Il fatto è che donne e minori sono gruppi sociali di fondamentale rilevanza per
la sopravvivenza (e la profittabilità) di una grossa parte dell’apparato del
marketing e della produzione, della pubblicità e della distribuzione. Del
sistema economico, in breve. Sono consumatori e destinatari privilegiati di
una pluralità di beni e servizi: dai cosmetici ai detersivi, dagli snacks ai
latticini, dalla grande distribuzione ai videogiochi.
Da questo punto di vista, si tratta di soggetti tutt’altro che deboli. Saranno sì
sfruttati, sovraesposti, manovrati, usati in forme che potranno anche apparire
fastidiose o incivili agli occhi di un comune cittadino non troppo
videodipendente, ma il loro stesso impiego come “personaggi” della pubblicità
è talmente pervasivo, fin dalle origini della comunicazione commerciale, in
Italia (viene in mente la donna del dado per brodo Star, col suo filo di perle) e
altrove, da convertirli rapidamente in presenze simboliche – di seduzione,
bellezza, ingenuità, freschezza, etc. – che si sottraggono in certa misura al
giudizio morale che si esprimerebbe di fronte a quegli stessi comportamenti
su un piano di realtà.
C’è però una terza categoria di soggetti deboli “fisiologici” (affini quindi ai
minori e alle donne) che occorre considerare: gli anziani.

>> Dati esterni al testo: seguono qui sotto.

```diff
+            const float *tx = TAPS + (s * 4 + 0) * NTP, *dtx = tx + NTP;
+            const int bq = BQ[s * 2 + 0];
+            const float amp = SP[s * 4 + 0];
+            lc_v2f txd[NT];
+#pragma unroll
+            for (int k = 0; k < NT; ++k) txd[k] = TAPP[(s * 2 + 0) * NT + k];
+            lc_v2f accp[PX];
+#pragma unroll
+            for (int p = 0; p < PX; ++p) accp[p] = (lc_v2f){0.f, 0.f};
+            const float *vrow = V + (sl * N + pu) * C::VS + 1;
+            const int jd0 = bq + pv / SS;
+            float vwin[WJ];
+#pragma unroll
+            for (int i = 0; i < WJ; ++i) vwin[i] = vrow[min(max(jd0 + i, -1), n)];
+#pragma unroll
+            for (int i = 0; i < WJ; ++i) {
+              const lc_v2f vv = pk_bcast(vwin[i]);
+#pragma unroll
+              for (int k = 0; k < NT; ++k) {
+                const int rel = SS * i - k;
+                if (rel >= 0 && rel < PX) accp[rel] = pk_fma(txd[k], vv, accp[rel]);
+              }
+            }
+            float gxs = 0.f;
+#pragma unroll
+            for (int p = 0; p < PX; ++p) {
+              gB[p] = fmaf(amp, accp[p].x, gB[p]);
+              gxs = fmaf(accp[p].y, tpix[p], gxs);
+            }
+            gxs = wave_sum(gxs);
+            if (lane == 0) REDX[s * C::NW + wid] = gxs;
+          }
         }
         __builtin_amdgcn_s_setprio(0);
       } else {
diff --git a/lightcurver_amd/psf_batch.py b/lightcurver_amd/psf_batch.py
--- a/lightcurver_amd/psf_batch.py
+++ b/lightcurver_amd/psf_batch.py
@@ -85,6 +85,13 @@
         self._chk(self._l.lc_psf_batch_get_grid(self.h, ptr(g)), 'get_grid')
         return g
 
+    def get_moments(self):
+        out = dict(grid_m=np.empty((self.F, self.N, self.N), np.float32), grid_s=np.empty((self.F, self.N, self.N), np.float32),
+                   stars_m=np.empty((self.F, self.S, 4), np.float32), stars_s=np.empty((self.F, self.S, 4), np.float32))
+        self._chk(self._l.lc_psf_batch_get_moments(self.h, ptr(out['grid_m']), ptr(out['grid_s']), ptr(out['stars_m']),
+                                                   ptr(out['stars_s'])), 'get_moments')
+        return out
+
     def set_regularization(self, W=None, lam_scales=1.0, lam_hf=1.0):
         w = None if W is None else f32(W).reshape(self.F, self.J, self.N, self.N)
         self._chk(self._l.lc_psf_batch_set_regularization(self.h, ptr(w), float(lam_scales), float(lam_hf)),
```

In una società e in una cultura dei consumi che valorizza al massimo grado la
gioventù e l’efficienza fisica, i vecchi sono percepiti come una presenza
marginale, incongrua. «Essere anziani è un’”inabilitazione”, perché
rappresenta la limitatezza dei deideri, la moderazione dei bisogni,
l’insensibilità alle seduzioni del mercato: insomma… è un anatema»
[Bauman, 2004, p. 42] Nessuna meraviglia, dunque, che in pubblicità gli
anziani per molto tempo abbiano occupato una posizione assai marginale,
che solo oggi mostra segni di modificazione.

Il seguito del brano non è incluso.